E il suono salì fino alla cupola


di Wolfgang Sawallisch

Uno degli avvenimenti più spettacolari della mia attività in Italia porta la data del 23 maggio 1970:  l'esecuzione della Missa solemnis nella basilica di San Pietro alla presenza del Papa, Paolo VI; con Ingrid Bjoner, Christa Ludwig, Placido Domingo, Kurt Moll e la regia di Franco Zeffirelli.

In occasione del bicentenario della nascita di Beethoven e dell'anno beethoveniano, che coincideva con il venticinquesimo giubileo della consacrazione a sacerdote di Papa Paolo VI, gli organizzatori erano riusciti a far cadere il divieto che impediva di eseguire in San Pietro musica fuori dell'ambito liturgico; cosa che non era mai accaduta fino ad allora. Era stato il Papa stesso a dare l'assenso. L'Orchestra della Rai, il Coro della Radio Bavarese e i solisti furono collocati davanti all'altare del Bernini, direttamente sotto la cupola. Zeffirelli curò la regia televisiva di questo eccezionale concerto, che fu trasmesso in tutto il mondo e divenne così un documento.

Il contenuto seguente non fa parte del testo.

template <int WM, int WN, int TR, int KC, int VAR = 0, bool DUAL = false, class SA = ConvWinoArgs>
__device__ __forceinline__ void conv_wino_body(const SA& s, const int wlog, float* const xsb, float* const usb) {
#if defined(__HIP_DEVICE_COMPILE__)
    const auto& a = s.k;
    constexpr int NPAIR = WM * WN;
    constexpr int NT = 128 * NPAIR;
    constexpr int TC = 32 / TR;
    constexpr int PR = 2 * TR * WN + 2;
    constexpr int PC = 2 * TC + 2;
    constexpr int PITCH = wino_pitch(TR);
    constexpr int plane = PR * PITCH;
    constexpr int EPT = (KC * plane + NT - 1) / NT;
    constexpr int C_XS = EPT * NT;
    static_assert(C_XS == wino_xs_floats(WM, WN, TR, KC), "LDS size helper out of step");
    constexpr int UQ = WM * KC * 128;
    static_assert(UQ * 4 == wino_us_floats(WM, KC), "LDS size helper out of step");
    static_assert(UQ % NT == 0, "whole staging instructions");
    static_assert(PITCH >= PC && PITCH % 2 == 0 && plane % 2 == 0 && KC % 4 == 0, "aligned patch rows, even K-steps per chunk");
    static_assert(2 * (PITCH / 2) + 1 < 256, "ds_read2_b64 offsets are 8 bits");
    constexpr int WPT = UQ / NT;
    constexpr int NI = EPT + WPT;
    static_assert(2 * NI < 64, "vmcnt is 6 bits");
    constexpr int KS = KC / 2;
    constexpr int NBUF = WINO_NBUF;
    constexpr int OOB = (int)0x80000000;
    static_assert(NBUF * UQ * 4 >= 2 * NPAIR * 32 * 64, "the output exchange fits in the filter buffers");

    const int tid = threadIdx.x;
    const int lane = tid & 63, wave = __builtin_amdgcn_readfirstlane(tid >> 6);
    const int l31 = lane & 31, hi = lane >> 5;
    const int ph = wave / NPAIR, pair = wave % NPAIR;
    const int wm = pair / WN, wn = pair % WN;
    const int tr = l31 / TC, tc = l31 % TC;
    const int ss = s.ss;
    const int bz = wino_div(wlog, s.m_gxy), r_xy = wlog - bz * (s.gx * s.gy);
    const int by = wino_div(r_xy, s.m_gx), bx = r_xy - by * s.gx;
    const int per_cls = s.blk_y * s.blk_x;
    const int cls = wino_div(bx, s.m_cls), brem = bx - cls * per_cls;
    const int py = ss == 2 ? cls >> 1 : 0, px = ss == 2 ? cls & 1 : 0;
    const int tyb = wino_div(brem, s.m_blkx);
    const int ty0 = tyb * (TR * WN), tx0 = (brem - tyb * s.blk_x) * TC;
    const int b0 = by * WM;
    const int n = wino_div(bz, s.m_split), ksplit = bz - n * a.split;
    const int HWi = a.H * a.W;

    const int nchunks_all = a.Cin / KC;
    const int c_begin = ksplit * a.chunks_per_split;
    const int c_end = min(nchunks_all, c_begin + a.chunks_per_split);

    int gofs[EPT], wrel[WPT];
#pragma unroll
    for (int i = 0; i < WPT; ++i) {
        const int q = tid + i * NT;
        wrel[i] = ((q / (KC * 128)) * a.Cin * 128 + q % (KC * 128)) * 16;
    }
    __amdgpu_buffer_rsrc_t rs_w =
        __builtin_amdgcn_make_buffer_rsrc((void*)(a.w + (long)b0 * a.Cin * 512), 0, WM * a.Cin * 2048, 0x00020000);
    auto issue_w = [&](int c, int buf) {
        const int sw = c * KC * 2048;
        float* us = usb + buf * (UQ * 4);
#pragma unroll
        for (int i = 0; i < WPT; ++i)
            __builtin_amdgcn_raw_ptr_buffer_load_lds(rs_w, (CONV_AS3 void*)(us + (i * NT + wave * 64) * 4), 16, wrel[i], sw, 0, 0);
    };
    issue_w(c_begin, 0);
    asm volatile(".set wino_i, 0\n\t.rept 128\n\tv_accvgpr_write_b32 a[wino_i], 0\n\t.set wino_i, wino_i + 1\n\t.endr" ::: WINO_AGPRS);
#pragma unroll
    for (int t = 0; t < EPT; ++t) {
        const int e = tid + t * NT;
        const int c = e / plane, rem = e - c * plane;
        const int iy = rem / PITCH, ix = rem - iy * PITCH;
        int g = -1;
        if (e < KC * plane && ix < PC) {
            const int o = stored_offset(a, ss * (2 * ty0 - 1 + iy) + py, ss * (2 * tx0 - 1 + ix) + px);
            if (o >= 0) g = c * HWi + o;
        }
        gofs[t] = g >= 0 ? g * 4 : OOB;
    }
    const int cinA = DUAL ? s.cinA : a.Cin;
    __amdgpu_buffer_rsrc_t rs_x =
        __builtin_amdgcn_make_buffer_rsrc((void*)(a.x + (long)n * a.x_bs), 0, cinA * HWi * 4, 0x00020000);
    int gofs2[DUAL ? EPT : 1];
    const int HWi2 = DUAL ? s.H2 * s.W2 : 0;
    if (DUAL) {
#pragma unroll
        for (int t = 0; t < EPT; ++t) {
            const int e = tid + t * NT;
            const int c = e / plane, rem = e - c * plane;
            const int iy = rem / PITCH, ix = rem - iy * PITCH;
            int g = -1;
            if (e < KC * plane && ix < PC) {
                const int o = wino_stored_offset(s.VH2, s.VW2, s.W2, s.in_up2, s.in_sub2, a.pad_mode, ss * (2 * ty0 - 1 + iy) + py,
                                                 ss * (2 * tx0 - 1 + ix) + px);
                if (o >= 0) g = c * HWi2 + o;
            }
            gofs2[DUAL ? t : 0] = g >= 0 ? g * 4 : OOB;
        }
    }
    __amdgpu_buffer_rsrc_t rs_x2 = rs_x;
    if (DUAL)
        rs_x2 = __builtin_amdgcn_make_buffer_rsrc((void*)(s.x2 + (long)n * s.x2_bs), 0, (a.Cin - cinA) * HWi2 * 4, 0x00020000);
    const int nchA = cinA / KC;
    auto issue_x = [&](int c, int buf) {
        float* xs = xsb + buf * C_XS;
        const bool first = !DUAL || c < nchA;
        const __amdgpu_buffer_rsrc_t rs = first ? rs_x : rs_x2;
        const int sx = first ? c * KC * HWi * 4 : (c - nchA) * KC * HWi2 * 4;
#pragma unroll
        for (int t = 0; t < EPT; ++t) {
            const int go = first ? gofs[t] : gofs2[DUAL ? t : 0];
            __builtin_amdgcn_raw_ptr_buffer_load_lds(rs, (CONV_AS3 void*)(xs + t * NT + wave * 64), 4, go, sx, 0, 0);
        }
    };
    auto issue = [&](int c, int buf) {
        issue_x(c, buf);
        issue_w(c, buf);
    };

    const unsigned xlane =
        (unsigned)(size_t)(CONV_AS3 float*)xsb + (hi * plane + (2 * (wn * TR + tr) + ph) * PITCH + 2 * tc) * 4;
    const unsigned ulane = (unsigned)(size_t)(CONV_AS3 float*)usb + (((wm * KC + hi) * 4 + 2 * ph) * 32 + l31) * 16;

    constexpr bool BRANCH_FREE = VAR != 3;
    issue_x(c_begin, 0);
    if (BRANCH_FREE) {
        issue(min(c_begin + 1, c_end - 1), 1);
        issue(min(c_begin + 2, c_end - 1), 2);
        asm volatile("s_waitcnt vmcnt(%0)" ::"n"(2 * NI) : "memory");
    } else {
        if (c_begin + 1 < c_end) issue(c_begin + 1, 1);
        if (c_begin + 2 < c_end) issue(c_begin + 2, 2);
        if (c_begin + 2 < c_end) asm volatile("s_waitcnt vmcnt(%0)" ::"n"(2 * NI) : "memory");
        else if (c_begin + 1 < c_end) asm volatile("s_waitcnt vmcnt(%0)" ::"n"(NI) : "memory");
        else asm volatile("s_waitcnt vmcnt(0)" ::: "memory");
    }
    __builtin_amdgcn_s_barrier();

    const float slope = a.act_slope_ptr ? *a.act_slope_ptr : a.act_slope;
    const long OHW = (long)a.OH * a.OW;
    const bool partial = a.split > 1;
    float* yb = partial ? a.part + ((long)ksplit * a.N + n) * a.Cout * OHW : a.y + (long)n * a.y_bs;
    const float* rb = (!partial && a.res) ? a.res + (long)n * a.res_bs : nullptr;

    auto run = [&](auto PHC) {
        constexpr int PH = decltype(PHC)::value;
        f32x4 D[2][3], U[2][2];
        f32x2 V03[2][2], V12[2][2];
        auto lo = [](const f32x4& v) { return __builtin_shufflevector(v, v, 0, 1); };
        auto hh = [](const f32x4& v) { return __builtin_shufflevector(v, v, 2, 3); };
        auto transform_a = [&](const f32x4 (&d)[3], f32x2 (&tl)[2], f32x2 (&th)[2]) {
            if (VAR == 1) {
                if (PH == 0) {
                    WINO_S_SUB(tl[0].x, d[0].x, d[2].x); WINO_S_SUB(tl[0].y, d[0].y, d[2].y);
                    WINO_S_SUB(th[0].x, d[0].z, d[2].z); WINO_S_SUB(th[0].y, d[0].w, d[2].w);
                    WINO_S_ADD(tl[1].x, d[1].x, d[2].x); WINO_S_ADD(tl[1].y, d[1].y, d[2].y);
                    WINO_S_ADD(th[1].x, d[1].z, d[2].z); WINO_S_ADD(th[1].y, d[1].w, d[2].w);
                } else {
                    WINO_S_SUB(tl[0].x, d[1].x, d[0].x); WINO_S_SUB(tl[0].y, d[1].y, d[0].y);
                    WINO_S_SUB(th[0].x, d[1].z, d[0].z); WINO_S_SUB(th[0].y, d[1].w, d[0].w);
                    WINO_S_SUB(tl[1].x, d[0].x, d[2].x); WINO_S_SUB(tl[1].y, d[0].y, d[2].y);
                    WINO_S_SUB(th[1].x, d[0].z, d[2].z); WINO_S_SUB(th[1].y, d[0].w, d[2].w);
                }
                return;
            }
            if (PH == 0) {
                WINO_PK_SUB(tl[0], lo(d[0]), lo(d[2]));
                WINO_PK_SUB(th[0], hh(d[0]), hh(d[2]));
                WINO_PK_ADD(tl[1], lo(d[1]), lo(d[2]));
                WINO_PK_ADD(th[1], hh(d[1]), hh(d[2]));
            } else {
                WINO_PK_SUB(tl[0], lo(d[1]), lo(d[0]));
                WINO_PK_SUB(th[0], hh(d[1]), hh(d[0]));
                WINO_PK_SUB(tl[1], lo(d[0]), lo(d[2]));
                WINO_PK_SUB(th[1], hh(d[0]), hh(d[2]));
            }
        };
        auto transform_b = [&](const f32x2& tl, const f32x2& th, f32x2& v03, f32x2& v12) {
            if (VAR == 1) {
                WINO_S_SUB(v03.x, tl.x, th.x); WINO_S_SUB(v03.y, tl.y, th.y);
                WINO_S_ADD(v12.x, th.x, tl.y); WINO_S_SUB(v12.y, th.x, tl.y);
                return;
            }
            WINO_PK_SUB(v03, tl, th);
            WINO_PK_MID(v12, th, tl);
        };
        {
            f32x2 tl[2], th[2];
            WINO_LOADS(D[0], U[0], xlane, ulane, 0);
            WINO_WAIT_LOADS(D[0], U[0]);
            transform_a(D[0], tl, th);
            transform_b(tl[0], th[0], V03[0][0], V12[0][0]);
            transform_b(tl[1], th[1], V03[0][1], V12[0][1]);
        }

        int buf = 0;
        for (int c = c_begin; c < c_end; ++c) {
            const unsigned xb = xlane + buf * (C_XS * 4), ub = ulane + buf * (UQ * 16);
            const int nbuf = buf == NBUF - 1 ? 0 : buf + 1;
            const unsigned xbn = xlane + nbuf * (C_XS * 4), ubn = ulane + nbuf * (UQ * 16);
            const bool more = c + 1 < c_end;
#pragma unroll
            for (int ks = 0; ks < KS; ++ks) {
                const int cs = ks & 1, ns = cs ^ 1;
                const bool last = ks == KS - 1;
                f32x2 tl[2], th[2];
                WINO_MFMA(0, U[cs][0].x, V03[cs][0].x);
                if (!last) {
                    WINO_LOADS(D[ns], U[ns], xb + (ks + 1) * (2 * plane * 4), ub, (ks + 1) * 4096);
                } else if (BRANCH_FREE) {
                    asm volatile("s_waitcnt vmcnt(%0)" ::"n"(NI) : "memory");
                    __builtin_amdgcn_s_barrier();
                    issue(min(c + 3, c_end - 1), buf);
                    WINO_LOADS(D[ns], U[ns], xbn, ubn, 0);
                } else if (more) {
                    if (c + 2 < c_end) asm volatile("s_waitcnt vmcnt(%0)" ::"n"(NI) : "memory");
                    else asm volatile("s_waitcnt vmcnt(0)" ::: "memory");
                    __builtin_amdgcn_s_barrier();
                    if (c + 3 < c_end) issue(c + 3, buf);
                    WINO_LOADS(D[ns], U[ns], xbn, ubn, 0);
                }
                __builtin_amdgcn_sched_barrier(0);
                WINO_MFMA(1, U[cs][0].y, V12[cs][0].x);
                WINO_MFMA(2, U[cs][0].z, V12[cs][0].y);
                WINO_MFMA(3, U[cs][0].w, V03[cs][0].y);
                WINO_WAIT_LOADS(D[ns], U[ns]);
                __builtin_amdgcn_sched_barrier(0);
                transform_a(D[ns], tl, th);
                __builtin_amdgcn_sched_barrier(0);
                WINO_MFMA(4, U[cs][1].x, V03[cs][1].x);
                transform_b(tl[0], th[0], V03[ns][0], V12[ns][0]);
                __builtin_amdgcn_sched_barrier(0);
                WINO_MFMA(5, U[cs][1].y, V12[cs][1].x);
                transform_b(tl[1], th[1], V03[ns][1], V12[ns][1]);
                __builtin_amdgcn_sched_barrier(0);
                WINO_MFMA(6, U[cs][1].z, V12[cs][1].y);
                WINO_MFMA(7, U[cs][1].w, V03[cs][1].y);
                __builtin_amdgcn_sched_barrier(0);
            }
            buf = nbuf;
        }
        asm volatile("s_waitcnt vmcnt(0)" ::: "memory");
        __builtin_amdgcn_s_barrier();

        float* ex = usb;
        asm volatile("s_nop 15\n\ts_nop 7" ::: WINO_AGPRS);
        auto partial_out = [&](auto RC, float (&o)[4]) {
            constexpr int r = decltype(RC)::value;
            float m[8];
#pragma unroll
            for (int k = 0; k < 8; ++k) asm volatile("v_accvgpr_read_b32 %0, a[%1]" : "=v"(m[k]) : "i"(k * 16 + r) : WINO_AGPRS);
            float s0[4], s1[4];
#pragma unroll
            for (int j = 0; j < 4; ++j) {
                if (PH == 0) {
                    s0[j] = m[j] + m[4 + j];
                    s1[j] = m[4 + j];
                } else {
                    s0[j] = m[j];
                    s1[j] = -m[j] - m[4 + j];
                }
            }
            o[0] = s0[0] + s0[1] + s0[2];
            o[1] = s0[1] - s0[2] - s0[3];
            o[2] = s1[0] + s1[1] + s1[2];
            o[3] = s1[1] - s1[2] - s1[3];
        };
        auto for8 = [&](auto f) {
            f(std::integral_constant<int, 0>{}); f(std::integral_constant<int, 1>{}); f(std::integral_constant<int, 2>{});
            f(std::integral_constant<int, 3>{}); f(std::integral_constant<int, 4>{}); f(std::integral_constant<int, 5>{});
            f(std::integral_constant<int, 6>{}); f(std::integral_constant<int, 7>{});
        };
        {
            float* mine = ex + (wave * 32) * 64 + lane;
            for8([&](auto IC) {
                constexpr int i = decltype(IC)::value;
                float o[4];
                partial_out(std::integral_constant<int, 8 * (1 - PH) + i>{}, o);
#pragma unroll
                for (int q = 0; q < 4; ++q) mine[(i * 4 + q) * 64] = o[q];
            });
        }
        __syncthreads();
        const float* theirs = ex + ((PH == 0 ? wave + NPAIR : wave - NPAIR) * 32) * 64 + lane;
        const int u0 = 2 * (ty0 + wn * TR + tr), x0 = 2 * (tx0 + tc);
        const int oy0 = ss * u0 + py, oy1 = ss * (u0 + 1) + py;
        const int ox0 = ss * x0 + px, ox1 = ss * (x0 + 1) + px;
        const bool okx0 = ox0 < a.OW, okx1 = ox1 < a.OW;
        const bool pairst = ss == 1 && okx1 && (a.OW & 1) == 0;
        const bool pool_here = !partial && s.pool;
        float* pb = pool_here ? s.pool + (long)n * s.pool_bs : nullptr;
        const long PHW = (long)(a.OH >> 1) * (a.OW >> 1);
        for8([&](auto IC) {
            constexpr int i = decltype(IC)::value;
            constexpr int r = 8 * PH + i;
            float o[4];
            partial_out(std::integral_constant<int, r>{}, o);
#pragma unroll
            for (int q = 0; q < 4; ++q) {
                const float t = theirs[(i * 4 + q) * 64];
                o[q] = PH == 0 ? o[q] + t : t + o[q];
            }
            const int co = (b0 + wm) * 32 + (r & 3) + 8 * (r >> 2) + 4 * hi;
            const float bias = (!partial && a.bias) ? a.bias[co] : 0.f;
            float pooled = 0.f;
#pragma unroll
            for (int p = 0; p < 2; ++p) {
                const int oy = p ? oy1 : oy0;
                if (oy >= a.OH) continue;
                const long row = (long)co * OHW + (long)oy * a.OW;
                float v0 = o[2 * p] + bias, v1 = o[2 * p + 1] + bias;
                if (rb) {
                    if (okx0) v0 += rb[row + ox0];
                    if (okx1) v1 += rb[row + ox1];
                }
                if (!partial) {
                    v0 = apply_act(v0, a.act, slope);
                    v1 = apply_act(v1, a.act, slope);
                }
                if (pool_here) {
                    const float m = fmaxf(v0, v1);
                    pooled = p ? fmaxf(pooled, m) : m;
                    if (p && okx1) pb[(long)co * PHW + (long)(oy0 >> 1) * (a.OW >> 1) + (ox0 >> 1)] = pooled;
                    if (!a.y) continue;
                }
                if (pairst && VAR == 2) {
                    union { float2 f; unsigned long long u; } cv;
                    cv.f = make_float2(v0, v1);
                    __hip_atomic_store(reinterpret_cast<unsigned long long*>(yb + row + ox0), cv.u, __ATOMIC_RELAXED, __HIP_MEMORY_SCOPE_AGENT);
                } else if (pairst) {
                    *reinterpret_cast<float2*>(yb + row + ox0) = make_float2(v0, v1);
                } else {
                    if (okx0) yb[row + ox0] = v0;
                    if (okx1) yb[row + ox1] = v1;
                }
            }
        });
    };
    if (ph) run(std::integral_constant<int, 1>{});
    else run(std::integral_constant<int, 0>{});
#endif
}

Era una di quelle situazioni in cui non è facile mantenere la calma. L'eccezionalità del luogo, la grandiosità di quella architettura e la consapevolezza che la prova di acustica sarebbe stata un disastro (cosa che ci era chiara già prima della prova generale) costituivano una vera e propria sfida. Finalmente ci trovammo nella enorme basilica completamente vuota, al centro del transetto, davanti all'altare del Bernini. Con che cosa incominciare? Pensai di non attaccare con il Kyrie, bensì subito con il Gloria. Fu un'esperienza indimenticabile:  mentre la musica si slanciava possentemente verso la cupola mi resi improvvisamente conto che quelle note risuonavano per la prima volta in quella basilica.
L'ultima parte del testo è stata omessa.